Are Models Overly Sensitive to Climate Change?
Spencer, R.W. and Braswell, W.D. 2011. On the misdiagnosis of surface temperature feedbacks from variations in Earth's Radiant Energy Balance. Remote Sensing 3: 1603-1613.
Temperature change in the climate system can be represented simply as a "forced-dissipative" relationship, for example by non-radiative and radiative processes as well as a net radiative restoring force, which is the feedback. As an example of this feedback process, if the system warms radiatively or non-radiatively, then the net radiative force may become negative (long wave out increases and becomes larger than short wave in). Thus, the net radiative force will act to counter the warming, and a larger restoring force would represent a less sensitive climate. The opposite can be argued for the system cooling. These principles here can be represented by a simple differential or mathematical equation.
A recent paper by Spencer and Braswell (2011) explored the sensitivity of the surface temperature response to a forced radiative imbalance. They used observed shortwave and longwave radiation gathered from satellite measurements and calculated the net atmospheric radiation. They also used observed surface temperatures from the 2000-2010 time frame around the globe and calculated global monthly temperature anomalies relative to the average over the ten year period. Using these two time series, they correlate one versus the other using different time lags.
Then they compared these observed values to the same variables gathered from the 20th century runs of the World Climate Research Programme (WCRP) Coupled Model Intercomparison Project (CMIP) phase 3 multimodel data set.
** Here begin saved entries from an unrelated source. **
@@ -268,38 +244,6 @@
                 *reinterpret_cast<i32x4*>(hp + j0) = hx;
                 *reinterpret_cast<i32x4*>(hp + p.glu_inner + j0) = hg;
                 *reinterpret_cast<i32x4*>(static_cast<bf16_t*>(p.glu_aux) + (int64_t)gm * p.glu_inner + j0) = av;
-            }
-        } else if constexpr (GLU == 2) {
-            const int c8 = (lane & 7) * 8, j0 = col0 + c8;
-#pragma unroll
-            for (int half = 0; half < 2; ++half) {
-                const int r = (lane >> 3) + 8 * half;
-                const int gm = rbase + r;
-                if (gm < p.M && j0 < p.glu_inner) {
-                    const i32x4 xv = hcur[half][0], gv = hcur[half][1];
-                    i32x4 ox, og;
-#pragma unroll
-                    for (int e = 0; e < 4; ++e) {
-                        const float x[2] = {bf16lo((uint32_t)xv[e]), bf16hi((uint32_t)xv[e])};
-                        const float gg[2] = {bf16lo((uint32_t)gv[e]), bf16hi((uint32_t)gv[e])};
-                        const float d[2] = {bf16_to_f32(f32_to_bf16(patch[pidx(r, c8 + 2 * e)] * p.alpha)),
-                                            bf16_to_f32(f32_to_bf16(patch[pidx(r, c8 + 2 * e + 1)] * p.alpha))};
-                        float dx[2], dg[2];
-#pragma unroll
-                        for (int q = 0; q < 2; ++q) {
-                            const float sgm = sigmoidf_(gg[q]);
-                            dx[q] = d[q] * gg[q] * sgm;
-                            dg[q] = d[q] * x[q] * sgm * (1.f + gg[q] * (1.f - sgm));
-                        }
-                        ox[e] = (int)pack_bf16x2(dx[0], dx[1]);
-                        og[e] = (int)pack_bf16x2(dg[0], dg[1]);
-                        sx[2 * e] += bf16lo((uint32_t)ox[e]); sx[2 * e + 1] += bf16hi((uint32_t)ox[e]);
-                        sg[2 * e] += bf16lo((uint32_t)og[e]); sg[2 * e + 1] += bf16hi((uint32_t)og[e]);
-                    }
-                    bf16_t* dp = reinterpret_cast<bf16_t*>(p.C) + (int64_t)gm * p.ldc;
-                    *reinterpret_cast<i32x4*>(dp + j0) = ox;
-                    *reinterpret_cast<i32x4*>(dp + p.glu_inner + j0) = og;
-                }
             }
         } else if (p.atomic) {
             const int gn = col0 + lane;
@@ -353,6 +297,181 @@
         }
         asm volatile("s_waitcnt lgkmcnt(0)" ::: "memory");
     }
+    if (p.stamps) {
+        gemm_stamp(p, wave, lane, 4, stamp_slot);
+        asm volatile("s_waitcnt vmcnt(0)" ::: "memory");
+        gemm_stamp(p, wave, lane, 5, stamp_slot);
+    }
+}
+
+__device__ __forceinline__ unsigned lds_addr(const void* q) { return (unsigned)(size_t)LDS_PTR(char, q); }
+__device__ __forceinline__ f32x4 lds_read16(unsigned a) {
+    f32x4 r;
+    asm volatile("ds_read_b128 %0, %1" : "=v"(r) : "v"(a) : "memory");
+    return r;
+}
+__device__ __forceinline__ void lds_write4(unsigned a, float v) { asm volatile("ds_write_b32 %0, %1" ::"v"(a), "v"(v) : "memory"); }
+__device__ __forceinline__ void lds_wait(f32x4 (&a)[4], f32x4 (&b)[4]) {
+    asm volatile("s_waitcnt lgkmcnt(0)"
+                 : "+v"(a[0]), "+v"(a[1]), "+v"(a[2]), "+v"(a[3]), "+v"(b[0]), "+v"(b[1]), "+v"(b[2]), "+v"(b[3])::"memory");
+}
+
+template <int TM, int GLU, typename Hook, typename Tail>
+__device__ __forceinline__ void wave_epilogue_ring(const GemmParams& p, f32x4 (&acc)[TM][4], char* patch_base, char* ring0, char* ring1,
+                                                   int wave, int lane, int row0, int col0, Hook after_barrier, Tail ring_free,
+                                                   int stamp_slot) {
+    static_assert(GLU == 0 || GLU == 2, "fp32 residual or fused SwiGLU backward");
+    static_assert(TM >= 2, "two ring slots");
+    asm volatile("" : "+v"(lane));
+    const int g = lane >> 4, li = lane & 15;
+    const unsigned pa = lds_addr(patch_base) + wave * (16 * 64 * 4);
+    char* const ring[2] = {ring0, ring1};
+    const unsigned ra[2] = {lds_addr(ring0) + 16 * lane, lds_addr(ring1) + 16 * lane};
+    const int ncols = GLU == 2 ? p.glu_inner : p.N;
+    const bool cols_full = col0 + 64 <= ncols;
+    const unsigned pw_even = pa + 4 * pidx(4 * g, li), pw_odd = pa + 4 * pidx(4 * g + 1, li);
+
+    auto fetch = [&](int mt) {
+#pragma unroll
+        for (int i = 0; i < 4; ++i) {
+            const void* sp = kalle_zero_block;
+            if constexpr (GLU == 2) {
+                const int gm = row0 + 16 * mt + (lane >> 3) + 8 * (i >> 1), j0 = col0 + (lane & 7) * 8;
+                if (gm < p.M && j0 < p.glu_inner)
+                    sp = static_cast<const bf16_t*>(p.glu_aux) + (int64_t)gm * 2 * p.glu_inner + (i & 1) * p.glu_inner + j0;
+            } else {
+                const int gm = row0 + 16 * mt + g + 4 * i, gn = col0 + 4 * li;
+                if (gm < p.M && gn < p.N) sp = p.residual + gemm_crow(p, gm) * p.ldr + gn;
+            }
+            __builtin_amdgcn_global_load_lds(GPTR(sp), LDS_PTR(void, ring[mt & 1] + 1024 * i), 16, 0, 0);
+        }
+    };
+
+    const bool alpha1 = p.alpha == 1.f;
+    float sx[8], sg[8];
+#pragma unroll
+    for (int e = 0; e < 8; ++e) { sx[e] = 0.f; sg[e] = 0.f; }
+
+    asm volatile("s_waitcnt lgkmcnt(0)" ::: "memory");
+    __builtin_amdgcn_s_barrier();
+    after_barrier();
+    gemm_stamp(p, wave, lane, 3, stamp_slot);
+    fetch(0);
+    fetch(1);
+    f32x4 bias4 = f32x4{0.f, 0.f, 0.f, 0.f}, gq[3] = {bias4, bias4, bias4};
+    int b0 = 0;
+    unsigned long long mask_even = ~0ull, mask_odd = ~0ull;
+    if constexpr (GLU == 0) {
+        const int gn = col0 + 4 * li;
+        if (p.bias && gn < p.N) bias4 = *reinterpret_cast<const f32x4*>(p.bias + gn);
+        if (p.gate) {
+            const int blast = (p.M - 1) / p.rows_per_batch;
+            b0 = min(row0 / p.rows_per_batch, blast);
+            if (gn < p.N) {
+#pragma unroll
+                for (int k = 0; k < 3; ++k) gq[k] = *reinterpret_cast<const f32x4*>(p.gate + (int64_t)min(b0 + k, blast) * p.ldg + gn);
+            }
+        }
+        if (p.row_mask) {
+            const int r = row0 + 2 * lane;
+            const int me = r < p.M ? (int)p.row_mask[r] : 0, mo = r + 1 < p.M ? (int)p.row_mask[r + 1] : 0;
+            mask_even = __ballot(me != 0);
+            mask_odd = __ballot(mo != 0);
+        }
+    }
+    if constexpr (GLU == 0) __builtin_amdgcn_s_waitcnt(0x0F70);
+#pragma unroll
+    for (int mt = 0; mt < TM; ++mt) {
+        const int rbase = row0 + 16 * mt;
+#pragma unroll
+        for (int nt = 0; nt < 4; ++nt)
+#pragma unroll
+            for (int r = 0; r < 4; ++r) lds_write4(((r & 1) ? pw_odd - 256 : pw_even) + 256 * r + 64 * nt, acc[mt][nt][r]);
+        if (mt + 1 < TM) {
+            if (mt > 0 && cols_full && rbase <= p.M) asm volatile("s_waitcnt vmcnt(8)" ::: "memory");
+            else asm volatile("s_waitcnt vmcnt(4)" ::: "memory");
+        } else {
+            if (cols_full && rbase <= p.M) asm volatile("s_waitcnt vmcnt(4)" ::: "memory");
+            else asm volatile("s_waitcnt vmcnt(0)" ::: "memory");
+        }
+        f32x4 opv[4], pv[4];
+#pragma unroll
+        for (int i = 0; i < 4; ++i) opv[i] = lds_read16(ra[mt & 1] + 1024 * i);
+        if constexpr (GLU == 2) {
+            const int c8 = (lane & 7) * 8;
+#pragma unroll
+            for (int half = 0; half < 2; ++half) {
+                const int r = (lane >> 3) + 8 * half;
+                pv[2 * half] = lds_read16(pa + 4 * pidx(r, c8));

The authors choose the three most and least sensitive model runs, rather than using all of them. They also use the observed and model data to investigate the mathematical relationship for temperature change described above.
When Spencer and Braswell (2011) set a 'feedback' parameter as described above, they demonstrate that only for pure non-radiative forcing and with no time lag can the parameter be accurately diagnosed in the model (Fig. 1). With radiative forcing and a 70/30% mix of radiative versus non-radiative forcing, the response was quite different. "In this case, radiative gain precedes, and radiative loss follows a temperature maximum, as would be expected based upon conservation of energy considerations." They also find, more importantly, that the pure radiative forcing curve in Fig. 1 looks more like one produced using the data from the climate models, while the mixed curve looks more like that produced using the observed data.
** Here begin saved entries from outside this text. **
int run_stream(gm_ctx* c, StreamJob& j, gm_result* res, KState* final_state = nullptr) {
  const int64_t K = j.K, d = j.d;
  hipStream_t s = j.s;
  const bool host_noise = j.tr.host_noise;
  const int64_t d_total = j.tr.d_total;
  const bool cclip = j.rule == Rule::Cclip, air = j.rule == Rule::Gm;
  const int init_mode = air ? 2 : 1;
  const int step_mode = cclip ? kPassStepSelf : 0;
  const int noise_kind = cclip ? 3 : !j.air.has_noise ? 0 : (host_noise ? 2 : 1);
  const int kmode = cclip ? kModeCclip : air ? GM_MODE_AIRCOMP : GM_MODE_IDEAL;

  StreamPasses sp{c, s};
  sp.twopass = j.algo != GM_ALGO_STREAM;
  sp.cfg[0] = j.cfg;
  sp.cfg[1] = j.panels ? j.cfg : light_cfg(K, j.cfg);
  sp.mode[0] = step_mode;
  sp.mode[1] = init_mode;
  stream_grids(c, K, d, j.algo, sp.cfg[0], sp.cfg[1], init_mode, step_mode, &sp.nb[0], &sp.nb[1]);
  const int nb = std::max(sp.nb[0], sp.nb[1]);
  Workspace w;
  int rc = ensure_ws(c, K, d, nb, &w);
  if (rc) return rc;
  rc = ensure_host(c, kHostNoiseOff + sizeof(float) * (2 * K + d_total + 1) + 256);
  if (rc) return rc;
  KState* hst = host_state(c);
  KState* hslot = host_lagged(c);
  HIPCHK(hipMemsetAsync(w.st, 0, sizeof(KState), s));

  sp.a.X = static_cast<const float*>(j.X);
  sp.a.K = K; sp.a.d = d; sp.a.ldx = j.ldx;
  sp.a.coef = w.coef; sp.a.st = w.st; sp.a.slab = w.slab;
  sp.a.noise = noise_kind; sp.a.hnoise = w.hnoise; sp.a.seed = j.air.seed;
  sp.a.col_off = j.tr.col_off;
  sp.a.panel_stride = j.panels ? j.ldx : 0;
  sp.problems = 1;
  sp.sums = w.sums;
  sp.pair = !j.panels;
  sp.oma = &j.oma;

  KspaceArgs ka = kspace_args(K, d_total, kmode, j.tol, j.eps, j.air);
  ka.tau = j.tau;
  ka.noise_src = host_noise ? 1 : 0;
  ka.sums = w.sums;
  ka.r = w.r;
  ka.h_re = w.h_re;
  ka.h_im = w.h_im;
  ka.n_last = w.hnoise + d;
  ka.coef = w.coef;
  ka.st = w.st;

  auto poll = [&](KState* dst) -> int {
    HIPCHK(hipMemcpyAsync(dst, w.st, sizeof(KState), hipMemcpyDeviceToHost, s));
    HIPCHK(hipStreamSynchronize(s));
    return GM_OK;
  };

  auto do_pass = [&](int64_t t) -> int {
    const int rc2 = t <= 0 ? stream_pass(sp, t, j.guess0, 0, t < 0 ? nullptr : w.g[0])
                           : stream_pass(sp, t, w.g[(t - 1) & 1], 0, w.g[t & 1]);
    return rc2 ? rc2 : allreduce(c, w.sums, t < 0 ? 2 * K + 2 : K + 2, s);
  };

  rc = do_pass(-1);
  if (rc) return rc;
  ka.t = -1;
  ka.do_check = 0;
  if (host_noise) { rc = upload_draws(c, j, w, 0); if (rc) return rc; }
  ka.do_coef = 1;
  HIPCHK(launch_kspace(ka, s));

  int check_every = j.check_every;
  if (check_every <= 0) check_every = (K * d_total >= (int64_t)1 << 24) ? 1 : 16;
  if (host_noise) check_every = 1;
  static const bool no_lag = getenv("GMAGG_NO_LAG") != nullptr;
  const bool lagged = check_every == 1 && !host_noise && !no_lag;
  if (lagged)
    for (auto& e : c->poll_ev)
      if (!e) HIPCHK(hipEventCreateWithFlags(&e, hipEventDisableTiming));
  int64_t pending = -1;

  int64_t t = 0, enqueued = 0;
  const KState* final_st = nullptr;
  for (; t < j.maxiter; ++t) {
    rc = do_pass(t);
    if (rc) return rc;
    enqueued = t + 1;
    const bool last = t + 1 == j.maxiter;
    ka.t = t;
    if (host_noise) {
      ka.do_check = 1;
      ka.do_coef = 0;
      HIPCHK(launch_kspace(ka, s));
      rc = poll(hst);
      if (rc) return rc;
      if (hst->done || last) break;
      rc = upload_draws(c, j, w, t + 1);
      if (rc) return rc;
      ka.do_check = 0;
      ka.do_coef = 1;
      HIPCHK(launch_kspace(ka, s));
      continue;
    }
    ka.do_check = 1;
    ka.do_coef = last ? 0 : 1;
    ka.mirror = lagged && !last ? &hslot[t & 1] : nullptr;
    HIPCHK(launch_kspace(ka, s));
    ka.mirror = nullptr;
    if (lagged && !last) {
      HIPCHK(hipEventRecord(c->poll_ev[t & 1], s));
      if (pending >= 0) {
        HIPCHK(hipEventSynchronize(c->poll_ev[pending & 1]));
        if (hslot[pending & 1].done) {
          final_st = &hslot[pending & 1];
          break;
        }
      }
      pending = t;
      continue;
    }
    if (last || (t + 1) % check_every == 0) {
      rc = poll(hst);
      if (rc) return rc;
      if (hst->done) break;
    }
  }
  if (!final_st) {
    rc = poll(hst);
    if (rc) return rc;
    final_st = hst;
  }
  gm_result r = result_from(*final_st, j.algo);
  r.guard = j.guard_rejected ? GM_GUARD_REJECTED : GM_GUARD_NONE;
  if (r.iters < 1) return fail(GM_ERR_HIP, "Weiszfeld loop recorded no iteration");
  for (int64_t k = r.iters; k < enqueued; ++k) drop_last_timing(c);
  HIPCHK(hipMemcpyAsync(j.out, w.g[(r.iters - 1) & 1], sizeof(float) * d, hipMemcpyDeviceToDevice,
                        s));
  if (res) *res = r;
  if (final_state) *final_state = *final_st;
  return GM_OK;
}

struct Call {
  gm_ctx* c;
  const float* X;
  StreamJob j;
  const gm_opts* o;
  gm_result* res;
  bool res_ok;
};

int try_gram(Call& q, int64_t ldx, const PassCfg& cfg, bool split, bool guarded,
             int64_t pstride = 0) {
  bool rejected = false;
  int rc = q.j.oma.apply();
  if (rc) return rc;
  rc = run_gram(q.c, q.X, q.j.K, q.j.d, ldx, q.j.guess0, q.j.out, q.o, q.res, cfg, q.j.s, split,
                guarded, &rejected, pstride);
  if (rc || !rejected) return rc;
  q.j.guard_rejected = true;
  return kDeclined;
}

bool panel_cfg(int64_t K, int64_t W, PassCfg* cfg) {
  return W != 0 && pick_cfg(K, 4, W, cfg, true) && cfg->LPR * cfg->V == W;
}

int check_panels(const char* who, const void* X, int64_t K, int64_t W, int64_t ldx, int elem) {
  if (ldx < K * W || (reinterpret_cast<uintptr_t>(X) & 15) || (elem == 2 && ldx % 8) ||
      K * W * elem > 0x7fffffff)
    return fail(GM_ERR_INVALID, "%s: panel layout: need panel stride >= K*W (%lld)%s, 16-byte "
                "aligned X, K*W*%d < 2^31 (ldx=%lld)", who, (long long)(K * W),
                elem == 2 ? " and a multiple of 8" : "", elem, (long long)ldx);
  return GM_OK;
}

int f32_panel_tile(const char* who, const float* X, int64_t K, int64_t ldx, PassCfg* cfg) {
  const int64_t W = gm_panel_width(K);
  if (!panel_cfg(K, W, cfg))
    return fail(GM_ERR_UNSUPPORTED, "%s: panel layout: no streaming tile of width %lld for "
                "K=%lld", who, (long long)W, (long long)K);
  return check_panels(who, X, K, W, ldx, 4);
}

int select_panels(Call& q, PassCfg* cfg) {
  gm_ctx* c = q.c;
  const gm_opts* o = q.o;
  const int64_t K = q.j.K, d = q.j.d, ldx = q.j.ldx;
  const int64_t W = gm_panel_width(K);
  const int rcp = f32_panel_tile("gm_weiszfeld_f32", q.X, K, ldx, cfg);
  if (rcp) return rcp;
  const bool gram_ok = o->mode == GM_MODE_IDEAL && gram_kt(K) > 0 && W % 64 == 0 &&
                       (W & (W - 1)) == 0;
  if ((q.j.algo == GM_ALGO_AUTO && gram_ok && q.j.tr.d_total >= (int64_t)1 << 18) ||
      (q.j.algo == GM_ALGO_GRAM && gram_ok)) {
    static const bool unguarded = getenv("GMAGG_GRAM_UNGUARDED") != nullptr;
    const int rc0 = try_gram(q, W, *cfg, true, q.j.algo == GM_ALGO_AUTO || !unguarded, ldx);
    if (rc0 != kDeclined) return rc0;
    q.j.algo = GM_ALGO_STREAM;
  }
  auto wants_resident = [&] {
    return (q.j.algo == GM_ALGO_AUTO || q.j.algo == GM_ALGO_RESIDENT) && !q.j.tr.collective;
  };
  if (wants_resident() && !q.j.tr.host_noise && K <= 64 && q.res_ok) {
    PassCfg rcfg{};
    int cpb = 0, nbr = 0;
    if (pick_cfg(K, 2, W, &rcfg) && W % rcfg.V == 0 && (resident_tile(&rcfg, K), true) &&
        resident_plan(rcfg, (d + rcfg.LPR * rcfg.V - 1) / (rcfg.LPR * rcfg.V), c->num_cu, &cpb,
                      &nbr) &&
        res_xcd_stride(nbr, c->num_cu) == 8) {
      bool timed_out = false;
      int rco = q.j.oma.apply();
      if (rco) return rco;
      const int rc0 = run_resident(c, q.X, K, d, K * W, q.j.guess0, q.j.out, o, q.res, rcfg, cpb,
                                   nbr, q.j.s, &timed_out, ldx, wshift_of(W));
      if (rc0 || !timed_out) return rc0;
      q.j.algo = GM_ALGO_STREAM;
    }
  }
  if (wants_resident()) {
    const int rc0 = run_resident_batched(c, q.X, 1, K, d, ldx, (d + W - 1) / W * ldx, true, W,
                                         q.j.guess0, d, q.j.out, d, o, q.res, q.j.s, q.res_ok);
    if (rc0 != kDeclined) return rc0;
  }
  if (q.j.algo == GM_ALGO_AUTO) q.j.algo = GM_ALGO_STREAM;
  if (q.j.algo != GM_ALGO_STREAM)
    return fail(GM_ERR_UNSUPPORTED, "panel layout: streaming, (gm2, K <= 256) Gram or (K <= 52 "
                "gm2 / K <= 50 gm, unsharded) resident only (algo %d)", q.j.algo);
  return kDeclined;
}

int rows_gram_auto(Call& q, int V) {
  const int64_t K = q.j.K, ldx = q.j.ldx, d_total = q.j.tr.d_total;
  PassCfg cfg{};
  const bool local_ok = gram_kt(K) > 0 && V == 4 && ldx < ((int64_t)1 << 26) &&
                        pick_cfg(K, V, ldx, &cfg);
  const bool take = q.j.algo == GM_ALGO_AUTO && q.o->mode == GM_MODE_IDEAL && gram_kt(K) > 0 &&
                    d_total >= (int64_t)1 << 18 && (q.j.tr.sharded ? d_total % 4 == 0 : local_ok);
  if (!take) return kDeclined;
  if (!local_ok)
    return fail(GM_ERR_INVALID, "sharded gm2 (AUTO -> Gram, d_total=%lld): this rank's shard "
                "must be 16-byte aligned with d_local %% 4 == 0 and ldx %% 4 == 0 like every "
                "other rank's (use sharded.shard_range + contiguous shards)",
                (long long)d_total);
  return try_gram(q, ldx, cfg, true, true);
}

int rows_resident(Call& q, int V) {
  gm_ctx* c = q.c;
  PassCfg cfg{};
  if (!((q.j.algo == GM_ALGO_AUTO || q.j.algo == GM_ALGO_RESIDENT) && !q.j.tr.host_noise &&
        !q.j.tr.collective && pick_cfg(q.j.K, V, q.j.ldx, &cfg)))
    return kDeclined;
  resident_tile(&cfg, q.j.K);
  const int J = cfg.LPR * cfg.V;
  const int64_t nch = (q.j.d + J - 1) / J;
  int cpb = 0, nbr = 0;
  if (!(q.res_ok && resident_plan(cfg, nch, c->num_cu, &cpb, &nbr))) return kDeclined;
  bool timed_out = false;
  int rco = q.j.oma.apply();
  if (rco) return rco;
  const int rc0 = run_resident(c, q.X, q.j.K, q.j.d, q.j.ldx, q.j.guess0, q.j.out, q.o, q.res, cfg,
                               cpb, nbr, q.j.s, &timed_out);
  if (rc0 || !timed_out) return rc0;
  if (q.j.algo == GM_ALGO_RESIDENT) q.j.algo = GM_ALGO_AUTO;
  return kDeclined;
}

The authors then point out, that "we are still faced with a rather large discrepancy in the time-lagged regression coefficients between the radiative signatures displayed in the real climate system in satellite data versus the climate models." The discrepancy means that the climate system possesses less sensitivity that the climate models. This means climate models may overestimate the temperature change forced by a certain process.
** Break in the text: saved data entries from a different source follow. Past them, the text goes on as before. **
@@ -969,30 +1051,25 @@
 #pragma unroll
             for (int r = 0; r < 16; ++r) acc[a][b][r] = 0.f;
     float csum[2] = {0.f, 0.f};
-    const bool do_cs = p.colsum != nullptr && tbx == 0 && (wave & 1) == 0;
+    const bool do_cs = GROUPED && p.colsum != nullptr && tbx == 0 && (wave & 1) == 0;
 
     if (kt_begin < kt_end) {
         issue(kt_begin, 0);
         issue(kt_begin + 1, 1);
-        asm volatile("s_waitcnt vmcnt(4)" ::: "memory");
+        asm volatile("s_waitcnt vmcnt(%0)" ::"n"(DMA_PER_TILE) : "memory");
         asm volatile("s_waitcnt lgkmcnt(0)\n\ts_barrier" ::: "memory");
         int buf = 0;
         for (int kt = kt_begin; kt < kt_end; ++kt) {
             const float* as = smem + buf * STG;
             const float* bs = as + BM * KTT;
             issue(kt + 2, buf >= 1 ? buf - 1 : 2);
-            float fa[2][8];
-            f32x4 fbq[8];
-#pragma unroll
-            for (int j = 0; j < 8; ++j) {
-                const f32x2 v = *reinterpret_cast<const f32x2*>(as + (8 * lh + j) * BM + wm + 2 * li);
-                fa[0][j] = v[0]; fa[1][j] = v[1];
-                fbq[j] = *reinterpret_cast<const f32x4*>(bs + (8 * lh + j) * BN + wn + 4 * li);
-            }
+            float fa[2][8], fb[4][8];
+            load_frags<AK, 2>(as, wm, li, lh, fa);
+            load_frags<BK, 4>(bs, wn, li, lh, fb);
             bf16x8 ah[2], am[2], al[2];
 #pragma unroll
             for (int a = 0; a < 2; ++a) split8(fa[a], ah[a], am[a], al[a]);
-            if (do_cs) {
+            if (GROUPED && do_cs) {
                 asm volatile("" ::: "memory");
 #pragma unroll
                 for (int a = 0; a < 2; ++a)
@@ -1002,51 +1079,74 @@
             for (int hb = 0; hb < 2; ++hb) {
                 bf16x8 bh[2], bm[2], bl[2];
 #pragma unroll
-                for (int b2 = 0; b2 < 2; ++b2) {
-                    float fb[8];
-#pragma unroll
-                    for (int j = 0; j < 8; ++j) fb[j] = fbq[j][2 * hb + b2];
-                    split8(fb, bh[b2], bm[b2], bl[b2]);
-                }
+                for (int b2 = 0; b2 < 2; ++b2) split8(fb[2 * hb + b2], bh[b2], bm[b2], bl[b2]);
 #pragma unroll
                 for (int a = 0; a < 2; ++a)
 #pragma unroll
-                    for (int b2 = 0; b2 < 2; ++b2) {
-                        f32x16& d = acc[a][2 * hb + b2];
-                        d = __builtin_amdgcn_mfma_f32_32x32x16_bf16(bl[b2], ah[a], d, 0, 0, 0);
-                        d = __builtin_amdgcn_mfma_f32_32x32x16_bf16(bh[b2], al[a], d, 0, 0, 0);
-                        d = __builtin_amdgcn_mfma_f32_32x32x16_bf16(bm[b2], am[a], d, 0, 0, 0);
-                        d = __builtin_amdgcn_mfma_f32_32x32x16_bf16(bh[b2], am[a], d, 0, 0, 0);
-                        d = __builtin_amdgcn_mfma_f32_32x32x16_bf16(bm[b2], ah[a], d, 0, 0, 0);
-                        d = __builtin_amdgcn_mfma_f32_32x32x16_bf16(bh[b2], ah[a], d, 0, 0, 0);
-                    }
-            }
-            asm volatile("s_waitcnt vmcnt(4)" ::: "memory");
+                    for (int b2 = 0; b2 < 2; ++b2)
+                        mfma6<GROUPED>(acc[a][2 * hb + b2], bh[b2], bm[b2], bl[b2], ah[a], am[a], al[a]);
+            }
+            asm volatile("s_waitcnt vmcnt(%0)" ::"n"(DMA_PER_TILE) : "memory");
             asm volatile("s_waitcnt lgkmcnt(0)\n\ts_barrier" ::: "memory");
             buf = buf == 2 ? 0 : buf + 1;
         }
     }
     asm volatile("s_waitcnt vmcnt(0)" ::: "memory");
 
-    if (do_cs) {
+    if (GROUPED && do_cs) {
 #pragma unroll
         for (int a = 0; a < 2; ++a) {
             const float v = csum[a] + __shfl_xor(csum[a], 32, 64);
-            if (lh == 0) p.colsum[(long long)tbz * p.M + m0 + wm + 2 * li + a] = v;
+            if (lh == 0) p.colsum[(long long)tbz * p.M + m0 + wm + own_row<AK, 2>(a, li)] = v;
         }
     }
     typedef unsigned u32x4 __attribute__((ext_vector_type(4)));
-    const __amdgpu_buffer_rsrc_t crs = make_rsrc(C + (long long)m0 * p.N + n0);
+    const int ldc4 = (int)p.ldc * 4, ldr4 = (int)p.ldr * 4;
+    const float* R = GROUPED ? nullptr : p.R;
+    const float* biasp = GROUPED ? nullptr : p.bias;
+    const __amdgpu_buffer_rsrc_t crs = make_rsrc(C + (long long)m0 * p.ldc + n0);
+    const __amdgpu_buffer_rsrc_t rrs = make_rsrc(R ? R + (long long)m0 * p.ldr + n0 : C, R ? (int)OOB : 0);
+    const f32x4 al4 = {p.alpha, p.alpha, p.alpha, p.alpha};
 #pragma unroll
     for (int a = 0; a < 2; ++a) {
-        const unsigned rowb = (unsigned)(wm + 2 * li + a) * (unsigned)p.N * 4u;
-#pragma unroll
-        for (int r = 0; r < 16; ++r) {
-            const int i = (r & 3) + 8 * (r >> 2) + 4 * lh;
-            const u32x4 u = {__float_as_uint(acc[a][0][r]), __float_as_uint(acc[a][1][r]), __float_as_uint(acc[a][2][r]), __float_as_uint(acc[a][3][r])};
-            __builtin_amdgcn_raw_buffer_store_b128(u, crs, (int)(rowb + (unsigned)(wn + 4 * i) * 4u), 0, 0);
-        }
-    }
+        const int rowl = wm + own_row<AK, 2>(a, li);
+#pragma unroll
+        for (int e0 = 0; e0 < 16; e0 += 4) {
+            f32x4 bias4[4], add4[4];
+            unsigned vocs[4];
+#pragma unroll
+            for (int ee = 0; ee < 4; ++ee) {
+                const int e = e0 + ee;
+                const int ncol = wn + (BK == VD_COL ? 4 * ((e & 3) + 8 * (e >> 2) + 4 * lh) : 32 * (e >> 2) + 8 * (e & 3) + 4 * lh);
+                vocs[ee] = (unsigned)(rowl * ldc4 + ncol * 4);
+                if constexpr (!GROUPED) {
+                    bias4[ee] = biasp ? *reinterpret_cast<const f32x4*>(biasp + n0 + ncol) : f32x4{0.f, 0.f, 0.f, 0.f};
+                    f32x4 t = {0.f, 0.f, 0.f, 0.f};
+                    if (R) t = __builtin_bit_cast(f32x4, __builtin_amdgcn_raw_buffer_load_b128(rrs, (int)(rowl * ldr4 + ncol * 4), 0, 0));
+                    if (p.accumulate) t += __builtin_bit_cast(f32x4, __builtin_amdgcn_raw_buffer_load_b128(crs, (int)vocs[ee], 0, 0));
+                    add4[ee] = t;
+                }
+            }
+#pragma unroll
+            for (int ee = 0; ee < 4; ++ee) {
+                const int e = e0 + ee;
+                f32x4 v;
+                if (BK == VD_COL) v = f32x4{acc[a][0][e], acc[a][1][e], acc[a][2][e], acc[a][3][e]};
+                else v = f32x4{acc[a][e >> 2][4 * (e & 3)], acc[a][e >> 2][4 * (e & 3) + 1], acc[a][e >> 2][4 * (e & 3) + 2], acc[a][e >> 2][4 * (e & 3) + 3]};
+                if constexpr (!GROUPED) v = (v * al4 + bias4[ee]) + add4[ee];
+                const u32x4 u = {__float_as_uint(v[0]), __float_as_uint(v[1]), __float_as_uint(v[2]), __float_as_uint(v[3])};
+                __builtin_amdgcn_raw_buffer_store_b128(u, crs, (int)vocs[ee], 0, 0);
+            }
+        }
+    }
+}
+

There are, however, other processes not accounted for that make determination of the feedback parameter difficult. Once again, we can see that the climate models being relied on to produce future climate scenarios may be inadequate to represent an important process such as radiative feedbacks. Then these scenarios are the ones being used to policy.
Figure 1. Adapted from Spencer and Braswell (2011) their Fig. 4. The lag regression coefficients between temperature (K) and radiative flux (W m-2 K-1) for the case of a) pure radiative forcing (dotted line), b) pure radiative forcing (dashed line), and c) a 70/30% mixture of radiative and non-radiative forcing.